第338章 諱疾忌醫
字數:6159 加入書籤
回家後,寇大彪沒多想,照著上次那個江湖郎中的吩咐,每天往腰眼上貼那副黑膏藥。膏藥又黏又燙,皮膚被灼得又紅又癢,每次揭下都帶下一層皮,火辣辣地疼。他覺得外敷藥膏就算沒用,至少也該是安全的。現在的他除了每天吃了睡,睡了吃,隻能盡量不去多想,隻盼著時間久了能慢慢好轉。
可日子一天天過去,“慢慢恢複”的盼望還是落了空。腿是沒有那麽疼了,可走路時的身體傾斜感非但沒減輕,反倒更難以控製。更糟的是,一種更深層的僵硬感從腰背深處爬上來——坐著、站著,甚至躺著翻身時,都感覺腰背像被塊無形的厚木板死死頂住,活動滯澀,連呼吸都變得不那麽順暢。
一天早上,他拖著步子挪到陽台窗前透氣。陽光正亮,明晃晃地照在玻璃上,清晰地映出他的影子。寇大彪無意間掃過玻璃裏的自己,猛然間凍在了原地!
玻璃裏的身體,竟然那麽歪斜!
他急忙努力挺直,可一受力,上半身卻本能地向右傾斜,穩穩卡在那個角度,一動不動。最刺眼的是肋骨——右邊的骨頭明顯塌陷下去,左邊卻高高隆起,形成一道觸目驚心的斜線。
一股寒氣“嗖”地從腳底竄上頭頂,頭皮瞬間炸開。他驚惶地倒吸一口涼氣,拚命想站直,腰背肌肉即使繃得發抖,可身體仿佛焊死在了那個畸形的角度,紋絲不動。
前所未有的巨大恐慌攫住了他。他踉踉蹌蹌爬到床邊電腦前,哆哆嗦嗦地在百度搜索框裏敲下:
“身體站不直”、“肋骨一高一低”、“脊柱歪了怎麽辦”……
冰冷的屏幕閃爍,跳出一連串信息。那些曾被他刻意忽略的醫學名詞,此刻帶著殘酷的精確性,如同燒紅的烙鐵燙在視網膜上:“脊柱側彎”。他將自己身體躺平在床上,目光直視自己的身體,竟發現自己和網上的病曆圖片如出一轍。
他猛地抬起顫抖的手,反手急切地向後腰摸去,指尖帶著絕望的求證欲,劃過脊椎中央那排小小的棘突。

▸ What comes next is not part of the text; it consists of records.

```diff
@@ -407,6 +466,7 @@
         limb_block<LIMBS, 4, true, true>(cw, lane, X.acc, cur, fa, hid(X.act, 0),                                                   \
                                          [&](int slot) NVSR_INL { (XA_SIDE)(slot); dma_side<LIMBS, NKB_A>(slot, rs, nw, KB_NEXT_A); }, tail_of(Y.act, 0)); \
         R3_MARKH(2)                                                                                                                 \
+        AFTER_XA                                                                                                                    \
         limb_block<LIMBS, 4, true, false>(cw, lane, Y.acc, cur, fa, hid(Y.act, 0), none, tail_of(X.act, 4));                        \
         R3_MARKH(3)                                                                                                                 \
         cw = nw;                                                                                                                    \
@@ -423,8 +483,8 @@
 #define NVSR_HIDDEN_LAYER(VPREV, ...) NVSR_HIDDEN_LAYER_(ring3_sync<0>(), relu_side(Y, VPREV), VPREV, __VA_ARGS__)
 #define NVSR_YB_PLAIN(VTHIS) (limb_block<LIMBS, 4, false, false>(cw, lane, Y.acc, cur, fa, hid(Y.act, 4), relu_side(X, VTHIS), tail_of(X.act, 0)))
         if constexpr (!DENSITY) {
-        NVSR_HIDDEN_LAYER(4, 5, KB_RGB1 + 4, 4, KB_RGB1 + 8, 4, NVSR_YB_PLAIN(5))
-        NVSR_HIDDEN_LAYER(5, 6, KB_RGB1 + 12, 4, KB_RGB1 + 16, 4, NVSR_YB_PLAIN(6))
+        NVSR_HIDDEN_LAYER(4, 5, KB_RGB1 + 4, 4, KB_RGB1 + 8, 4, NVSR_YB_PLAIN(5), if constexpr (POINTS) run_sums();)
+        NVSR_HIDDEN_LAYER(5, 6, KB_RGB1 + 12, 4, KB_RGB1 + 16, 4, NVSR_YB_PLAIN(6), )
         NVSR_HIDDEN_LAYER(6, 7, KB_RGB1 + 20, 4, (COLOUR ? KB_FIRST : KB_DEN0), 3,
                           (limb_block<LIMBS, 4, false, false>(cw, lane, Y.acc, cur, fa, hid(Y.act, 4),
                                                               [&](int slot) NVSR_INL {
@@ -433,7 +493,7 @@
                                                                       spread<64, NSH / 2, NSH>(slot, [&](int k) NVSR_INL { heads_side<3>(k >> 2, k & 3, small + S_RGB_W, h, X.act, hx, hp3); });
                                                                   } else relu_side(X, 7)(slot);
                                                               },
-                                                              NoTail{})))
+                                                              NoTail{})), )
         }
 
         R3_MARK(3)
@@ -463,8 +523,8 @@
         cw = nw;
 
         R3_MARK(4)
-        NVSR_HIDDEN_LAYER(0, 1, KB_DEN1 + 4, 4, KB_DEN1 + 8, 4, NVSR_YB_PLAIN(1))
-        NVSR_HIDDEN_LAYER(1, 2, KB_DEN1 + 12, 4, KB_DEN1 + 16, 4, NVSR_YB_PLAIN(2))
+        NVSR_HIDDEN_LAYER(0, 1, KB_DEN1 + 4, 4, KB_DEN1 + 8, 4, NVSR_YB_PLAIN(1), )
+        NVSR_HIDDEN_LAYER(1, 2, KB_DEN1 + 12, 4, KB_DEN1 + 16, 4, NVSR_YB_PLAIN(2), )
         } else if constexpr (DENSITY) {
         float (&Fg)[HALF_C] = X.F;
 #define NVSR_HALF(JL, HL, JB, HB, LOADS, BLENDS, NS_) gather_half<NS_, LOADS, HL, BLENDS, HB>(slot, JL, JB, Fg, h, r2)
@@ -576,7 +636,7 @@
                                                                   spread<RELU_STEPS, 0, NSH / 2>(slot, [&](int k) NVSR_INL { relu_bias_step<LIMBS>(k, small + S_BIAS + 3 * HID, h, X.acc, X.act, bp, nsc); });
                                                                   spread<64, NSH / 2, NSH>(slot, [&](int k) NVSR_INL { heads_side<1>(k >> 2, k & 3, small + S_ALPHA_W, h, X.act, sx, hp1); });
                                                               },
-                                                              NoTail{})))
+                                                              NoTail{})), )
         X.raw[3] = head_out((sx[0] + __shfl_xor(sx[0], 32)) + small[S_HEAD_B]);
         }
         R3_MARK(5)
@@ -639,6 +699,13 @@
                 idxXn = e2X < 0 ? idxX : e2X; idxYn = e2Y < 0 ? idxY : e2Y;
             }
         }
+        } else if constexpr (POINTS) {
+#pragma unroll
+        for (int c = 0; c < 3; ++c) hxp[c] = hx[c];
+        wXp = wX; wYp = wY;
+        slXp = liveX ? slotX : -1; slYp = liveY ? slotY : -1;
+        slotX = slotXn; slotY = slotYn; liveX = liveXn; liveY = liveYn; eX1 = eX2; eY1 = eY2;
+        wX = wXn; wY = wYn;
         } else {
 #pragma unroll
         for (int c = 0; c < 3; ++c) X.raw[c] = head_out((hx[c] + __shfl_xor(hx[c], 32)) + small[S_HEAD_B + 1 + c]);
@@ -650,35 +717,16 @@
 #pragma unroll
             for (int c = 0; c < 3; ++c) Y.raw[c] = head_out(hd[c] + small[S_HEAD_B + 1 + c]);
         }
-        if constexpr (POINTS) {
-            if (lane < 32) {
-#pragma unroll
-                for (int c = 0; c < 3; ++c) { pt_exch[ownX * 3 + c] = colour_term(wX, X.raw[c]); pt_exch[ownY * 3 + c] = colour_term(wY, Y.raw[c]); }
-                pt_slot[ownX] = liveX ? slotX : -1; pt_slot[ownY] = liveY ? slotY : -1;
-            }
-            __syncthreads();
-            const int p = rs.wave * 64 + lane, sl = pt_slot[p];
-            if (sl >= 0 && (p == 0 || pt_slot[p - 1] != sl)) {
-                float a0 = pt_sums[sl * 3], a1 = pt_sums[sl * 3 + 1], a2 = pt_sums[sl * 3 + 2];
-                int q = p;
-                do {
-                    a0 = __fadd_rn(a0, pt_exch[q * 3]); a1 = __fadd_rn(a1, pt_exch[q * 3 + 1]); a2 = __fadd_rn(a2, pt_exch[q * 3 + 2]);
-                    ++q;
-                } while (q < RAYS2 && pt_slot[q] == sl);
-                pt_sums[sl * 3] = a0; pt_sums[sl * 3 + 1] = a1; pt_sums[sl * 3 + 2] = a2;
-            }
-            __syncthreads();
-            slotX = slotXn; slotY = slotYn; liveX = liveXn; liveY = liveYn; eX1 = eX2; eY1 = eY2;
-        } else {
-            composite_colour(X, wX, s < nX);
-            composite_colour(Y, wY, s < nY);
-        }
+        composite_colour(X, wX, s < nX);
+        composite_colour(Y, wY, s < nY);
         wX = wXn; wY = wYn;
         }
 #undef NVSR_HIDDEN_LAYER
 #undef NVSR_HIDDEN_LAYER_
 #undef NVSR_ROLL
 #undef NVSR_ROLL_DMA
+#undef NVSR_ROLL2
+#undef NVSR_ROLL_DMA2
 #undef NVSR_YB_PLAIN
         X.zc = X.zn; Y.zc = Y.zn;
         R3_MARK(6)
@@ -691,6 +739,24 @@
     asm volatile("s_waitcnt vmcnt(0)" ::: "memory");
 
     if constexpr (POINTS) {
+        if (steps > 0) {
+            BiasPend4 bp;
+            bp.slot = bounce_slot(ldsf + L::VTAPS + rs.wave * 64 * L::TAP_FLOATS + rs.lane * 4);
+            const int h = rs.lane >> 5;
+#pragma unroll
+            for (int k = 0; k < RELU_STEPS; ++k) relu_bias_step<LIMBS>(k, small + S_BIAS + 7 * HID, h, Y.acc, Y.act, bp, nsc);
+            float hd[3], rx[3], ry[3];
+            head_dots<3>(small + S_RGB_W, h, Y.act, hd);
+#pragma unroll
+            for (int c = 0; c < 3; ++c) {
+                rx[c] = head_out((hxp[c] + __shfl_xor(hxp[c], 32)) + small[S_HEAD_B + 1 + c]);
+                ry[c] = head_out(hd[c] + small[S_HEAD_B + 1 + c]);
+            }
+            put_terms(rx, ry);
+            __syncthreads();
+            run_sums();
+            __syncthreads();
+        }
         if (rs.lane < 32) {
             X.cr = pt_sums[ownX * 3]; X.cg = pt_sums[ownX * 3 + 1]; X.cb = pt_sums[ownX * 3 + 2];
             Y.cr = pt_sums[ownY * 3]; Y.cg = pt_sums[ownY * 3 + 1]; Y.cb = pt_sums[ownY * 3 + 2];
@@ -720,6 +786,19 @@
             if (F16 && flag && !(fabsf(cr + cg + cb + ac) <= 3.0e38f)) __hip_atomic_fetch_or(flag, 1u, __ATOMIC_RELAXED, __HIP_MEMORY_SCOPE_AGENT);
         }
     }
+#if R3_STAMP
+    if constexpr (PHASE == 1 || POINTS) {
+        float tot = 0.0f;
+        for (int i = 0; i < 7; ++i) tot += stamp[i];
+        const float n = steps > 0 ? (float)steps : 1.0f, tail = (stamp[6] + stamp[0]) / n;
+        for (int k = 0; k < 2; ++k) {
+            const long ray = k ? rayY : rayX;
+            if (rs.lane >= 32 || !(k ? validY : validX)) continue;
+            if constexpr (POINTS) { rgb[ray * 3] = tail; rgb[ray * 3 + 1] = tot / n; rgb[ray * 3 + 2] = (float)steps; }
+            else { disp[ray] = tail; acc[ray] = tot / n; }
+        }
+    }
+#endif
 }
 
 template <int LIMBS>
```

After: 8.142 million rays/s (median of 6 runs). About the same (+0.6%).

一點一點,沿著這條本應是支撐的脊柱向下摸索……摸到中下段、接近腰眼的位置……
指尖傳來的不再是平整,而是一種堅硬、突兀、無法忽視的隆起!它就長在右側脊椎骨上,像皮膚下麵被人強行塞進了一截彎曲的硬樹枝!這冰冷真實的觸感,瞬間碾碎了他所有僥幸。
骨頭……都歪了!
寇大彪腦子裏“轟”的一聲,全身力氣仿佛被瞬間抽空,眼前發黑。他側著身繼續在電腦屏幕上搜索著那些關於脊柱側彎的科普文章——彎曲的脊柱、剃刀背、壓迫心肺……還有癱瘓的案例——曆曆在目,嚇得他渾身冷汗直冒。
他死死盯著屏幕,嘴唇哆嗦著,陷入了深深的自我懷疑:
怎麽辦?!
“傷筋動骨一百天”?為什麽到他這兒,反倒越治越糟?他非但沒好,連骨頭都歪了!皮肉的傷口還能等它自己長好,可邦邦硬的骨頭怎麽讓它自己長正?再拖下去……自己恐怕真的就廢了!
此時客廳裏的父母正在吃著早飯,桌底下的菲菲也在父親腿邊搖著尾巴,等待著下樓遛彎。寇大彪艱難地從床上坐起身,幾乎是踉蹌著衝到客廳,他一手死死扶著自己側腰,聲音又急又響地朝著母親大聲抱怨道:“媽,我骨頭都歪了,這膏藥越貼越壞了。”
母親聞聲,眉頭立刻厭惡地擰起,一臉不以為然地站起身,邊湊近邊用不耐煩的語氣質疑道:“哪裏歪了?我怎麽看不出來,你那麽大驚小怪幹嘛?”
寇大彪猛地深吸一口氣,額角青筋迸起,他急紅了眼,指著自己腰側,情緒激動地吼道:“你看,我肋骨兩邊都不一樣高了!”話音未落,他已狠狠一拳砸在自己腰側凹陷處,皮膚下的骨節因此猛地突跳起一塊,“看看!這裏骨頭他媽的突出來了!”
母親帶著狐疑伸出手,指尖小心地觸碰了一下寇大彪腰間那處堅硬突兀的隆起。當那異常硬實的觸感清晰地傳來,她的臉色瞬間褪去所有血色,嘴唇哆嗦著,帶著難以置信的驚恐失聲道:“這,好像是嚴重了……”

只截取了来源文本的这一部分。